Od strony mojej Mamy mam ok. 3000 osób, ale od strony Taty... to jakieś maksymalnie 100

Pozdrawiam serdecznie,
Marta
9.10.2011 18:20
Czasem wystarczy odwiedzić cmentarz w miejscowości z której pochodzili prapra... i odszukać mogiłę - ja, w ten sposób odnalazłam przodków w linii prostej, którzy w 1608r.chrzcili swoje pierwsze dziecko (a tak na marginesie; trzy lata później 29 października 1611 roku na Zamku Królewskim w Warszawie miał miejsce hołd ruski). Poznałam ich potomków i usłyszałam opowieść, którą będę przekazywała swoim wnukom.
To niesamowite uczucie iść w przeszłość jak po schodach... coraz wyżej... i wyżej.
Na tę okoliczność napisałam parę wersów, które zamieszczam poniżej.

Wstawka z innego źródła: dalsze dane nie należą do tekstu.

template <typename real>
struct Slab {
  int device = 0;
  long long row0 = 0;
  int rows = 0;
  int accel_row = LBM_NO_ROW;
  char* base = nullptr;
  size_t bytes = 0;
  size_t off_lattice[2] = {0, 0}, off_side[2] = {0, 0}, off_mask = 0;
  real* lattice[2] = {nullptr, nullptr};
  real* side[2] = {nullptr, nullptr};
  uint32_t* mask = nullptr;
  char* win = nullptr;
  size_t win_bytes = 0, off_sync = 0, off_gmask = 0;
  unsigned long long* sync = nullptr;
  uint32_t* ghost_mask = nullptr;
  unsigned long long* av = nullptr;
  unsigned long long* av_compact = nullptr;
  size_t av_cap = 0;
  void* staging = nullptr;
  cudaStream_t stream = nullptr;
  cudaStream_t copy_stream = nullptr;
  cudaEvent_t stage_filled[2] = {nullptr, nullptr};
  cudaEvent_t stage_drained[2] = {nullptr, nullptr};
  cudaEvent_t ev0 = nullptr, ev1 = nullptr;
  cudaEvent_t step_ev[2] = {nullptr, nullptr};
  long long free_cells = 0;
  char* up_win = nullptr;
  char* dn_win = nullptr;
  unsigned long long* up_flag = nullptr;
  unsigned long long* dn_flag = nullptr;
  unsigned long long* up_abort = nullptr;
  unsigned long long* dn_abort = nullptr;
  uint32_t* up_gmask = nullptr;
  uint32_t* dn_gmask = nullptr;
  void* ipc_mapped[2] = {nullptr, nullptr};
  bool pooled = false;
  alignas(64) CUtensorMap tmap[2];
  alignas(64) CUtensorMap tmap_halo[2];
};

template <typename real> struct ParamT;
template <> struct ParamT<float> { typedef lbm_param type; };
template <> struct ParamT<double> { typedef lbm_param_f64 type; };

dopóki szum liści nie ukoi do snu

codziennie przechodzi obok panteonu
mija platan i przystaje
słyszy tętent kopyt
i głos - trzeba wierzyć i czekać

czeka

znów szadź okrywa drzewa
monopteros zlał się z otoczeniem
zanim odjechał przesiadywali w nim godzinami
dopóki nie zgasło światło w sali egipskiej

miną wieki
lecz za każdym razem
gdy pozujący do zdjęć dotkną kamienia
na którym wykuto imiona kochanków
przeraźliwy krzyk pawi kieruje wzrok ku miejscu
gdzie na tle zieleni bieleje powiernik ich tajemnic


zanim deszcz zmyje wzruszenie

odczytam tekst wykuty w kamieniu
i poznam tajemnicę przecinka
który ocalił życie

później spocznę pod platanem
i wrosnę w to drzewo
a soki z korzeni wprowadzą w trans
niczym narkotyczny napój
wiodąc przez syberyjską zamieć
drogą słupów i krzyży
po której szedł na zsyłkę
przykuty do drąga

rozpoznam go i przywołam

znów będziemy liśćmi
po majowym deszczu


Łucja Kucińska

Pozdrawiam wszystkich którzy chcą pic sok z korzeni własnego drzewa.